Further Reading

Stanton has been emphasizing the prevalence of natural recovery from addiction since his 1975 Love and Addiction, and ever since.

The Stanton Peele Addiction Website, June 26, 2015.

Stanton Peele and Natural Recovery

Natural recovery is the most common outcome of addiction, as Stanton has been showing for four decades, while being roundly ignored.  Here is a listing of his many efforts to expose the best kept secret in the addiction field.

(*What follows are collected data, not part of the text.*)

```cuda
int impala_mlp_bwd_tc_pair(const float* x, const float* params_pi, const float* params_vf,
                           const float* dlogits, const float* dv, float* ws_pi, float* ws_vf,
                           double* grad_pi, double* grad_vf, unsigned int* ctl, int M_pi, int M_vf, int O,
                           int H_pi, int H_vf, int A, cudaStream_t st, const PushArgs* push, const double* extra,
                           int n_extra) {
    const BwdTcArgs a_pi = make_bwd_args(x, params_pi, dlogits, ws_pi, grad_pi, ctl, M_pi, O, H_pi, A);
    const BwdTcArgs a_vf = make_bwd_args(x, params_vf, dv, ws_vf, grad_vf, ctl, M_vf, O, H_vf, 1);
    const size_t smem = kBlkSmemBytes;
    cudaError_t e;
    int sms = 0;
    if ((e = impala_sm_count(&sms)) != cudaSuccess) return (int)e;
    int per_sm = 0;
    e = impala_resident_ctas(push ? (const void*)mlp_bwd_tc_pair_kernel<true> : (const void*)mlp_bwd_tc_pair_kernel<false>,
                             kThreads, smem, &per_sm);
    if (e != cudaSuccess) return (int)e;
    const int gp = H_pi / 64, gv = H_vf / 64;
    int grid = sms < kMaxParts ? sms : kMaxParts;
    if (grid < gp + gv) return IMPALA_ERR_UNSUPPORTED_SHAPE;
    int sp = 1, sv = 1;
    split_sets(a_pi.num_tiles, a_vf.num_tiles, grid, gp, gv, impala_env_int("IMPALA_PAIR_W_BWD", 125), 100, &sp, &sv);
    grid = gp * sp + gv * sv;
    const int n_pi = gp * sp;
    e = push ? impala_launch_ex(mlp_bwd_tc_pair_kernel<true>, grid, kThreads, smem, st, true, true, a_pi, a_vf, n_pi,
                                *push, extra, n_extra)
             : impala_launch_ex(mlp_bwd_tc_pair_kernel<false>, grid, kThreads, smem, st, true, true, a_pi, a_vf, n_pi,
                                PushArgs{}, (const double*)nullptr, 0);
    if (e != cudaSuccess) return (int)e;
    return impala_launch_status();
}

int impala_mlp_bwd_tcw(const MlpPlan& p, const float* x, const float* params, const float* dout, float* ws, int M,
                       int O, int H, int N2, cudaStream_t st, int* nparts, const float* dout_b, int M_a) {
    BwdTcSplitArgs a{make_bwd_args(x, params, dout, ws, nullptr, nullptr, M, O, H, N2), dout_b, M_a};
    a.num_tiles = (M + p.rows - 1) / p.rows;
    const int np = p.np;
    if (dout_b) {
        auto kernel = p.ka == 1   ? (np == 4 ? mlp_bwd_tcw_split_kernel<4, 1> : mlp_bwd_tcw_split_kernel<16, 1>)
                      : p.ka == 2 ? (np == 4 ? mlp_bwd_tcw_split_kernel<4, 2> : mlp_bwd_tcw_split_kernel<16, 2>)
                                  : (np == 4 ? mlp_bwd_tcw_split_kernel<4, 4> : mlp_bwd_tcw_split_kernel<32, 4>);
        return launch_tcw(kernel, p, a, st, nparts);
    }
    auto kernel = p.ka == 1   ? (np == 1 ? mlp_bwd_tcw_kernel<1, 1> : np == 4 ? mlp_bwd_tcw_kernel<4, 1> : mlp_bwd_tcw_kernel<16, 1>)
                  : p.ka == 2 ? (np == 1 ? mlp_bwd_tcw_kernel<1, 2> : np == 4 ? mlp_bwd_tcw_kernel<4, 2> : mlp_bwd_tcw_kernel<16, 2>)
                              : (np == 1 ? mlp_bwd_tcw_kernel<1, 4> : np == 4 ? mlp_bwd_tcw_kernel<4, 4> : mlp_bwd_tcw_kernel<32, 4>);
    return launch_tcw(kernel, p, static_cast<const BwdTcArgs&>(a), st, nparts);
}
```

torched_impala_b200/csrc/mlp_fwd_tc.cu:

```cuda
#include "mlp_fwd_tc.cuh"
#include "tc_common.cuh"

namespace {

constexpr int kWG = 2;
constexpr int kThreads = kWG * 128;
constexpr int kXAtomBytes = kTileM * 128;

__host__ __device__ constexpr bool x_in_regs(int ka) { return ka == 1; }

__host__ __device__ constexpr size_t fwd_smem_bytes(int hb, int ka, int np) {
    return 1024  + (size_t)2 * ka * hb * 128 +
           (x_in_regs(ka) ? 0 : (size_t)kWG * 2 * ka * kXAtomBytes) + (size_t)hb * (w2s_stride(np) + 1) * sizeof(float);
}

constexpr int kStageLd = 8;

template <int NP, int KA>
__device__ __forceinline__ void stage_weights(const FwdTcArgs& a, int p, uint8_t* w_hi, uint8_t* w_lo, float* b1s,
                                              float* w2s) {
    constexpr int NPS = w2s_stride(NP);
    const int HB = a.hb, ochunks = a.O >> 2, tid = threadIdx.x;
    const float* __restrict__ W1 = a.params + a.lay.oW1;
    const float* __restrict__ b1 = a.params + a.lay.ob1;
    const float* __restrict__ W2 = a.params + a.lay.oW2;
    const int n_w1 = HB * 8 * KA, n_w2 = HB * NP;
    for (int base = tid; base < n_w1; base += kStageLd * kThreads) {
        float4 w[kStageLd];
#pragma unroll
        for (int u = 0; u < kStageLd; ++u) {
            const int idx = base + u * kThreads, r = idx / (8 * KA), c = idx % (8 * KA);
            w[u] = make_float4(0.f, 0.f, 0.f, 0.f);
            if (idx < n_w1 && c < ochunks) w[u] = __ldg(reinterpret_cast<const float4*>(W1 + (size_t)(p * HB + r) * a.O) + c);
        }
#pragma unroll
        for (int u = 0; u < kStageLd; ++u) {
            const int idx = base + u * kThreads, r = idx / (8 * KA), c = idx % (8 * KA);
            if (idx < n_w1) {
                float4 hi, lo;
                tc::split4(w[u], hi, lo);
                const uint32_t off = (c >> 3) * (HB * 128) + tc::sw128_offset(r, c & 7);
                *reinterpret_cast<float4*>(w_hi + off) = hi;
                *reinterpret_cast<float4*>(w_lo + off) = lo;
            }
        }
    }
    for (int idx = tid; idx < HB; idx += kThreads) b1s[idx] = __ldg(b1 + p * HB + idx);
    for (int base = tid; base < n_w2; base += kStageLd * kThreads) {
        float w[kStageLd];
#pragma unroll
        for (int u = 0; u < kStageLd; ++u) {
            const int idx = base + u * kThreads, j = idx / NP, n = idx - j * NP;
            w[u] = idx < n_w2 && n < a.N2 ? __ldg(W2 + (size_t)n * a.H + p * HB + j) : 0.f;
        }
#pragma unroll
        for (int u = 0; u < kStageLd; ++u) {
            const int idx = base + u * kThreads, j = idx / NP, n = idx - j * NP;
            if (idx < n_w2) w2s[j * NPS + n] = w[u];
        }
    }
}
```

  1. From the beginning, I have never accepted that addiction (alcoholism) is a disease, and I have always referenced the typicality of natural recovery as the opposite point of view.  This begins with my theoretical work on addiction, including Love and Addiction (1975) and The Meaning of Addiction (1985)
  2. My alternative view of addiction has always focused on personal stories of natural recovery (e.g., Bing Crosby, Steve Martin, Drew Barrymore), and on epidemiological literature.  In L&A I used Charles Winick’s “Maturing Out of Narcotic Addiction” and the just-in Vietnam data.  In the alcohol field, I tuned into epi data – the Alcohol Research Group national surveys, NLAES, and NESARC – as well as theoreticians like Harold Mulford who recognized the natural recovery parabola. 
  3. I have divided my work into five areas to review my treatment of natural recovery: I. Theoretical books on the nature of addiction; II. Popular articles on addiction/alcoholism: III. Academic articles; IV. Self-help books; V.  Blog posts.  I also include an excerpt for my interview with Bill White

I. Books About Addiction

A. Love and Addiction (1975)
Love and Addiction was a self-help book, and theoretical treatise, on addiction, which assumed and asserted that people could overcome addictions without treatment.

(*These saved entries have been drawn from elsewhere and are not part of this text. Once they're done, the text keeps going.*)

static int launch_prepare(int entry, int schedule, Rows x1r, int64_t rows1, void* prepared1, Rows x2r, int64_t rows2, void* prepared2, int d,
                          const int* perm, hipStream_t st, PrepZero zero) {
    const size_t nz = zero.na + zero.nb;
    PrepPlan plan;
    static_assert(VFM_ROWS_F32 == 0 && VFM_ROWS_F16 == 1, "Rows::f16 carries the row type as passed");
    VFM_TRY(resolve_prepare(plan, entry, schedule, d, rows1, x1r.f16, rows2, x2r.f16, nz != 0));
    const Prepared p1 = carve_prepared(prepared1, rows1, d), p2 = rows2 ? carve_prepared(prepared2, rows2, d) : Prepared{};
    const float* x1 = static_cast<const float*>(x1r.p);
    const float* x2 = static_cast<const float*>(x2r.p);
    const int64_t pad1 = rows_padded(rows1), total = pad1 + (rows2 ? rows_padded(rows2) : 0);
    const int t1 = (int)(pad1 / TILE_ROWS), g1 = (int)(pad1 / I8_GROUP), groups = (int)(total / I8_GROUP);
    static unsigned long long attr_set = 0ull;
    if (i8_capable(d) && !attr_done(attr_set)) {
        VFM_CHECK_HIP(hipFuncSetAttribute(reinterpret_cast<const void*>(&prep_chunk_kernel<true, 2>),
                                          hipFuncAttributeMaxDynamicSharedMemorySize, I8_GROUP * 384 * 3));
        VFM_CHECK_HIP(hipFuncSetAttribute(reinterpret_cast<const void*>(&prep_chunk_kernel<false, 2>),
                                          hipFuncAttributeMaxDynamicSharedMemorySize, I8_GROUP * 512));
        VFM_CHECK_HIP(hipFuncSetAttribute(reinterpret_cast<const void*>(&prep_chunk_kernel<false, 3>),
                                          hipFuncAttributeMaxDynamicSharedMemorySize, I8_GROUP * 768));
        VFM_CHECK_HIP(hipFuncSetAttribute(reinterpret_cast<const void*>(&prep_chunk_kernel<false, 2, true, 8>),
                                          hipFuncAttributeMaxDynamicSharedMemorySize, I8_GROUP * (384 * 3 + 384 / 8 + 16)));
        attr_mark(attr_set);
    }
    for (int i = 0; i < plan.nlaunches; ++i) {
        const PrepLaunch& l = plan.launches[i];
        const dim3 grid(prep_grid(l, total, st)), block((unsigned)l.block);
        const PrepOut o1 = prep_out(p1, perm, l.half6), o2 = prep_out(p2, nullptr, l.half6);
        auto chunk = [&](auto kernel) { hipLaunchKernelGGL(kernel, grid, block, (size_t)l.lds, st, x1r, rows1, d, o1, g1, x2r, rows2, o2, groups); };
        auto stream = [&](auto kernel) { hipLaunchKernelGGL(kernel, grid, block, 0, st, x1, rows1, o1, g1, x2, rows2, o2, groups); };
        auto once = [&](auto kernel) { hipLaunchKernelGGL(kernel, grid, block, 0, st, x1, rows1, o1, g1, x2, rows2, o2, groups, zero); };
        auto mx6_rows = [&](auto kernel) { hipLaunchKernelGGL(kernel, grid, block, (size_t)l.lds, st, x1r, rows1, pad1, d, o1, x2r, rows2, o2, total); };
        switch (l.inst) {
            case PREP_ROWS:
                hipLaunchKernelGGL(prep_rows_kernel, grid, block, (size_t)l.lds, st, x1, rows1, d, p1.inv, p1.tiles, t1, x2, rows2, p2.inv, p2.tiles);
                break;
            case PREP_CHUNK_BOTH: chunk(prep_chunk_kernel<true, 2>); break;
            case PREP_CHUNK_2: chunk(prep_chunk_kernel<false, 2>); break;
            case PREP_CHUNK_3: chunk(prep_chunk_kernel<false, 3>); break;
            case PREP_CHUNK_MX6: chunk(prep_chunk_kernel<false, 2, true, 8>); break;
            case PREP_STREAM + 0: stream(prep_stream_kernel<256, false>); break;
            case PREP_STREAM + 1: stream(prep_stream_kernel<256, true>); break;
            case PREP_STREAM + 2: stream(prep_stream_kernel<384, false>); break;
            case PREP_STREAM + 3: stream(prep_stream_kernel<384, true>); break;
            case PREP_ONCE + 0: once(prep_once_kernel<256, false, false>); break;
            case PREP_ONCE + 1: once(prep_once_kernel<256, false, true>); break;
            case PREP_ONCE + 2: once(prep_once_kernel<256, true, false>); break;
            case PREP_ONCE + 3: once(prep_once_kernel<256, true, true>); break;
            case PREP_ONCE + 4: once(prep_once_kernel<384, false, false>); break;
            case PREP_ONCE + 5: once(prep_once_kernel<384, false, true>); break;
            case PREP_ONCE + 6: once(prep_once_kernel<384, true, false>); break;
            case PREP_ONCE + 7: once(prep_once_kernel<384, true, true>); break;
            case PREP_ONCE_NOI8 + 0: once(prep_once_kernel<256, true, false, true>); break;
            case PREP_ONCE_NOI8 + 1: once(prep_once_kernel<256, true, true, true>); break;
            case PREP_ONCE_NOI8 + 2: once(prep_once_kernel<384, true, false, true>); break;
            case PREP_ONCE_NOI8 + 3: once(prep_once_kernel<384, true, true, true>); break;
            case PREP_MX6_ROWS_16: mx6_rows(prep_mx6_rows_kernel<16>); break;
            case PREP_MX6_ROWS_32: mx6_rows(prep_mx6_rows_kernel<32>); break;
            case PREP_MX6_GROUP: hipLaunchKernelGGL(prep_mx6_group_kernel, grid, block, 0, st, o1, g1, o2, groups); break;
        }
        VFM_CHECK_LAUNCH(prep_inst_name(l.inst));
    }
    if (plan.zero == PREP_ZERO_BEHIND) {
        hipLaunchKernelGGL(prep_zero_kernel, dim3((unsigned)((nz + 255) / 256 < 1024 ? (nz + 255) / 256 : 1024)), dim3(256), 0, st, zero);
        VFM_CHECK_LAUNCH("prep_zero_kernel");
    }
    return VFM_OK;
}

int do_prepare2(int entry, int schedule, Rows x1, int64_t rows1, void* prepared1, Rows x2, int64_t rows2, void* prepared2, int d,
                hipStream_t st, PrepZero zero) {
    return launch_prepare(entry, schedule, x1, rows1, prepared1, x2, rows2, prepared2, d, nullptr, st, zero);
}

Chapter 2 in L&A is titled, "What Addiction Is, and What It Has to Do with Drugs"

Among my main evidentiary points, the Vietnam results were just becoming evident then, which I focused on back in 1975. My first point in my list is this:

  1. Vietnam veterans, hospital patients. After it became known that perhaps one-fourth of all American soldiers in Vietnam were using heroin, there was widespread concern that returning veterans would trigger an epidemic of addiction in the United States. Nothing of the sort happened. Jerome Jaffe, the physician who headed the Government’s rehabilitation program for drug-dependent veterans, explained why in an article in Psychology Today entitled “As Far as Heroin Is Concerned, the Worst Is Over.” Dr. Jaffe found that most of the G.I.s used heroin in response to the unbearable conditions they faced in Vietnam. As they prepared to return to America, where they would be able to resume their normal lives, they withdrew from the drug with little difficulty and apparently showed no further interest in it. Dr. Richard S. Wilbur, then Assistant Secretary of Defense for Health and Environment, said that this conclusion to the heroin experience in Vietnam amazed him, and caused him to revise the notions about addiction that he had learned in medical school, where he “was taught that anyone who ever tried heroin was instantly, totally, and perpetually hooked.”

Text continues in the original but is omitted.